The reports of MNC within an organisation are a serious issue, and nursing leaders need to respond to and resolve the reasons behind the failure [30]. To decrease MNC and achieve an evidence-based nursing practice, theory-guided interventions are useful [31]. One innovative ongoing effort to improve nursing care in the present department is the InCHARGE programme, which aims at finding solutions to MNC and improving person-centred fundamental care in the surgical setting. The programme is a joint university– university hospital collaboration, where nursing researchers, clinical nurses, nurse managers and leaders collaborate to implement person-centered fundamental care guided by the Fundamentals of Care framework. Kitson et al. (2019) [30] state that fundamental care must hold value and be foundational to all caring activities within an organisation, and the delivery of such care needs to be seen as the minimum standard of care. In an implementation process, the Fundamentals of Care framework can be used in reinforcing nursing leadership, and also in discussions about changes at the organisational level to achieve person-centred fundamental care [13].

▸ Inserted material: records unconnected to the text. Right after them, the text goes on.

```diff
diff --git a/acvm_amd/csrc/kernels.hip b/acvm_amd/csrc/kernels.hip
--- a/acvm_amd/csrc/kernels.hip
+++ b/acvm_amd/csrc/kernels.hip
@@ -308,6 +308,27 @@
     const uint32_t n = n_jobs - first < chunk ? n_jobs - first : chunk;
     inverse_batch_body<InverseDevicePolicy>(W, Inv, Bp, j, gate_stream, job_offset, first, n, event);
 }
+template <int G>
+__global__ void __launch_bounds__(64 * G) inverse_batch_kernel_shared(const uint4 *__restrict__ W, uint4 *__restrict__ Inv, uint64_t Bp, uint32_t B,
+                                                                      const uint32_t *__restrict__ gate_stream, const uint32_t *__restrict__ job_offset,
+                                                                      uint32_t n_jobs, uint32_t chunk, uint32_t *__restrict__ event) {
+    __shared__ uint32_t rows[(G + 1) * INVERSE_SHARE_ROW_WORDS];
+    const uint32_t lane = threadIdx.x & 63u, w = __builtin_amdgcn_readfirstlane(threadIdx.x >> 6);
+    const uint64_t j = (uint64_t)blockIdx.x * (64 * G) + threadIdx.x;
+    const bool live = j < B;
+    const uint32_t first = blockIdx.y * chunk;
+    const uint32_t n = n_jobs - first < chunk ? n_jobs - first : chunk;
+    Fr29 total = fr29_from(fr_one());
+    if (live) total = inverse_batch_forward<InverseDevicePolicy>(W, Inv, Bp, j, gate_stream, job_offset, first, n, event);
+    inverse_share_row_store(rows, w, lane, total);
+    __syncthreads();
+    const InverseShareRows totals{rows, lane};
+    if (w == 0) inverse_share_row_store(rows, G, lane, inverse_share_total_inverse<G>(totals));
+    __syncthreads();
+    if (live)
+        inverse_batch_backward<InverseDevicePolicy>(W, Inv, Bp, j, gate_stream, job_offset, first, n,
+                                                    inverse_share_own<G>(totals, inverse_share_row_load(rows, G, lane), w));
+}
 
 __device__ __forceinline__ uint64_t st_mix(uint64_t &s) {
     s += 0x9E3779B97F4A7C15ULL;
@@ -578,13 +599,15 @@
     }
 }
 void launch_inverse_batch(hipStream_t s, const uint4 *W, uint4 *inv, uint64_t Bp, uint32_t B, const uint32_t *gate_stream,
-                          const uint32_t *job_offset, uint32_t n_jobs, uint32_t *event, uint32_t inv_chunk) {
+                          const uint32_t *job_offset, uint32_t n_jobs, uint32_t *event, uint32_t inv_chunk, uint32_t inv_share) {
     if (!n_jobs || !B) return;
+    const uint32_t G = inverse_share_clamp(inv_share), waves = (B + 63) / 64;
+    const auto kernel = G == 8 ? inverse_batch_kernel_shared<8> : G == 4 ? inverse_batch_kernel_shared<4> : G == 2 ? inverse_batch_kernel_shared<2> : inverse_batch_kernel;
     const uint32_t cap = std::min<uint32_t>(std::max<uint32_t>(inv_chunk, 1), 65536), n_chunks = (n_jobs + cap - 1) / cap;
     const uint32_t chunk = (n_jobs + n_chunks - 1) / n_chunks;
     for (uint32_t done = 0; done < n_jobs;) {
         const uint32_t n = (uint32_t)std::min<uint64_t>(n_jobs - done, (uint64_t)chunk * 65535u);
-        hipLaunchKernelGGL(inverse_batch_kernel, dim3((B + 63) / 64, (n + chunk - 1) / chunk), dim3(64), 0, s, W, inv, Bp, B, gate_stream, job_offset + done, n, chunk, event);
+        hipLaunchKernelGGL(kernel, dim3((waves + G - 1) / G, (n + chunk - 1) / chunk), dim3(64 * G), 0, s, W, inv, Bp, B, gate_stream, job_offset + done, n, chunk, event);
         done += n;
     }
 }
diff --git a/acvm_amd/csrc/kernels.hpp b/acvm_amd/csrc/kernels.hpp
--- a/acvm_amd/csrc/kernels.hpp
+++ b/acvm_amd/csrc/kernels.hpp
@@ -155,7 +155,8 @@
 void launch_arith_level(hipStream_t s, uint4 *W, uint64_t Bp, uint32_t B, const uint32_t *gate_stream, const uint32_t *gate_offset,
                         uint32_t n_gates, const uint32_t *consts, uint32_t *event, const uint4 *inv);
 void launch_inverse_batch(hipStream_t s, const uint4 *W, uint4 *inv, uint64_t Bp, uint32_t B, const uint32_t *gate_stream,
-                          const uint32_t *job_offset, uint32_t n_jobs, uint32_t *event, uint32_t inv_chunk);
+                          const uint32_t *job_offset, uint32_t n_jobs, uint32_t *event, uint32_t inv_chunk, uint32_t inv_share);
+inline uint32_t inverse_share_clamp(int64_t v) { return v >= 8 ? 8u : v >= 4 ? 4u : v >= 2 ? 2u : 1u; }
 void launch_arith_light_level(hipStream_t s, uint4 *W, uint64_t Bp, uint32_t B, const uint32_t *gate_stream, const uint32_t *gate_offset, uint32_t n_gates,
                               const uint4 *inv, const DeviceProgram &dp, const uint32_t *light_offsets, uint32_t n_light, uint32_t *event);
 void launch_modmul_rate(hipStream_t s, uint32_t *out, uint32_t blocks, uint32_t iters);
diff --git a/acvm_amd/csrc/probes.cpp b/acvm_amd/csrc/probes.cpp
--- a/acvm_amd/csrc/probes.cpp
+++ b/acvm_amd/csrc/probes.cpp
@@ -245,8 +245,8 @@
     return rc;
 } ABI_CATCH
 
-int acvm_debug_inverse_batch(const uint32_t *den, uint32_t n_jobs, uint32_t B, uint32_t inv_chunk, const uint32_t *slot_of, uint32_t *inv_out,
-                             uint32_t *event_out, uint32_t *device_count, uint32_t *host_count) try {
+static int debug_inverse_batch(const uint32_t *den, uint32_t n_jobs, uint32_t B, uint32_t inv_chunk, uint32_t inv_share, const uint32_t *slot_of, uint32_t *inv_out,
+                               uint32_t *event_out, uint32_t *device_count, uint32_t *host_count) {
     if (!den || !n_jobs || !B || !inv_out || !event_out || !device_count || !host_count) return set_err(ACVM_E_INVALID, "bad argument");
     if (slot_of) {
         std::vector<uint8_t> seen(n_jobs, 0);
@@ -288,7 +288,7 @@
     if (int rc = event_words_new(B, &m.event_base, &m.event, &m.h_count)) return rc;
     *m.h_count = 0;
     launch_event_reset(nullptr, m.event, B);
-    launch_inverse_batch(nullptr, m.W, m.inv, Bp, B, m.stream, m.offset, n_jobs, m.event, inv_chunk);
+    launch_inverse_batch(nullptr, m.W, m.inv, Bp, B, m.stream, m.offset, n_jobs, m.event, inv_chunk, inv_share);
     HIPCHK(hipGetLastError());
     HIPCHK(hipDeviceSynchronize());
     HIPCHK(hipMemcpy(hW.data(), m.inv, table_bytes, hipMemcpyDeviceToHost));
@@ -302,6 +302,14 @@
             v[0] = lo.x; v[1] = lo.y; v[2] = lo.z; v[3] = lo.w; v[4] = hi.x; v[5] = hi.y; v[6] = hi.z; v[7] = hi.w;
         }
     return 0;
+}
+int acvm_debug_inverse_batch(const uint32_t *den, uint32_t n_jobs, uint32_t B, uint32_t inv_chunk, const uint32_t *slot_of, uint32_t *inv_out,
+                             uint32_t *event_out, uint32_t *device_count, uint32_t *host_count) try {
+    return debug_inverse_batch(den, n_jobs, B, inv_chunk, inverse_share_clamp(tuning().inv_share), slot_of, inv_out, event_out, device_count, host_count);
+} ABI_CATCH
+int acvm_debug_inverse_batch_shared(const uint32_t *den, uint32_t n_jobs, uint32_t B, uint32_t inv_chunk, uint32_t inv_share, const uint32_t *slot_of,
+                                    uint32_t *inv_out, uint32_t *event_out, uint32_t *device_count, uint32_t *host_count) try {
+    return debug_inverse_batch(den, n_jobs, B, inv_chunk, inverse_share_clamp(inv_share), slot_of, inv_out, event_out, device_count, host_count);
 } ABI_CATCH
 
 int acvm_debug_select(const uint8_t *status, uint32_t n, uint32_t select_mask, uint32_t *out_list, uint32_t *n_selected) try {
diff --git a/acvm_amd/csrc/tuning.cpp b/acvm_amd/csrc/tuning.cpp
--- a/acvm_amd/csrc/tuning.cpp
+++ b/acvm_amd/csrc/tuning.cpp
@@ -10,7 +10,7 @@
 struct Key { const char *name; int64_t Tuning::*field; };
 const Key KEYS[] = {
     {"scale", &Tuning::scale}, {"relax", &Tuning::relax}, {"pedersen_bundle", &Tuning::pedersen_bundle}, {"pedersen_bundle_waves", &Tuning::pedersen_bundle_waves}, {"pairs", &Tuning::pairs}, {"chains", &Tuning::chains}, {"max_tails", &Tuning::max_tails},
-    {"inv_epoch", &Tuning::inv_epoch}, {"inv_latency", &Tuning::inv_latency}, {"inv_chunk", &Tuning::inv_chunk}, {"byte_plane", &Tuning::byte_plane}, {"heavy_epoch", &Tuning::heavy_epoch}, {"heavy_latency", &Tuning::heavy_latency},
+    {"inv_epoch", &Tuning::inv_epoch}, {"inv_latency", &Tuning::inv_latency}, {"inv_chunk", &Tuning::inv_chunk}, {"inv_share", &Tuning::inv_share}, {"byte_plane", &Tuning::byte_plane}, {"heavy_epoch", &Tuning::heavy_epoch}, {"heavy_latency", &Tuning::heavy_latency},
     {"pedersen_latency", &Tuning::pedersen_latency}, {"pedersen_epoch", &Tuning::pedersen_epoch}, {"digest_epoch", &Tuning::digest_epoch}, {"range_fuse", &Tuning::range_fuse},
     {"range_merge", &Tuning::range_merge}, {"hash_chain", &Tuning::hash_chain}, {"brillig_inline", &Tuning::brillig_inline}, {"sl_lane", &Tuning::sl_lane},
     {"pedersen_waves", &Tuning::pedersen_waves}, {"pedersen_prio", &Tuning::pedersen_prio}, {"light_fuse", &Tuning::light_fuse}, {"plan_validate", &Tuning::plan_validate}, {"brillig_mem_cells", &Tuning::brillig_mem_cells}, {"overlap", &Tuning::overlap}, {"heavy_streams", &Tuning::heavy_streams}, {"heavy_only_streams", &Tuning::heavy_only_streams},
diff --git a/acvm_amd/csrc/tuning.hpp b/acvm_amd/csrc/tuning.hpp
--- a/acvm_amd/csrc/tuning.hpp
+++ b/acvm_amd/csrc/tuning.hpp
@@ -12,6 +12,7 @@
     int64_t inv_epoch = 4;
     int64_t byte_plane = 1;
     int64_t inv_chunk = 128;
+    int64_t inv_share = 4;
     int64_t inv_latency = 1;
     int64_t heavy_epoch = 1;
     int64_t heavy_latency = 0;
diff --git a/include/acvm_amd.h b/include/acvm_amd.h
--- a/include/acvm_amd.h
+++ b/include/acvm_amd.h
@@ -119,6 +119,8 @@
 int acvm_debug_fr(uint32_t what, const uint32_t *in, uint32_t n_items, const uint32_t *uniform18, uint32_t *out);
 int acvm_debug_inverse_batch(const uint32_t *den, uint32_t n_jobs, uint32_t B, uint32_t inv_chunk, const uint32_t *slot_of, uint32_t *inv_out,
                              uint32_t *event_out, uint32_t *device_count, uint32_t *host_count);
+int acvm_debug_inverse_batch_shared(const uint32_t *den, uint32_t n_jobs, uint32_t B, uint32_t inv_chunk, uint32_t inv_share, const uint32_t *slot_of,
+                                    uint32_t *inv_out, uint32_t *event_out, uint32_t *device_count, uint32_t *host_count);
 int acvm_debug_select(const uint8_t *status, uint32_t n, uint32_t select_mask, uint32_t *out_list, uint32_t *n_selected);
 
 int acvm_debug_modmul_rate(uint32_t iters, uint32_t waves_per_simd, double *modmul_per_s, uint64_t *n_modmul);
```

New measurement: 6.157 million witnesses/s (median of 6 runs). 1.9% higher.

A strength of this study is the high response rate of 88%. As the study requested anonymous returns and implied consent, it was not possible to identify staff who did not participate to explore reasons for not participating, nor to analyse the characteristics of non-respondents. A limitation was that the study is performed in only one hospital. Another strength is that the MISSCARE survey is a well-tested tool. However, the items regarding medication, which are specifically an RN’s responsibility, had in our study a lot of missing values for NAs, who might not know if those actions were performed or not, hence not answering the question.

Conclusions

The occurrence of missed nursing care is frequent in the surgical context, and in combination with a high number of staff members intending to leave their employment, poses a hazard to patient safety. Registered nurses, holding higher educational levels, reported more missed care compared with the nursing assistants. The main reason for MNC was an inadequate number of staff. These findings support a warranted investment in nursing within the organisation. The results can be used to form strategies and interventions, to reduce nurse attrition and optimize competence utilisation, to achieve safe person-centred fundamental care.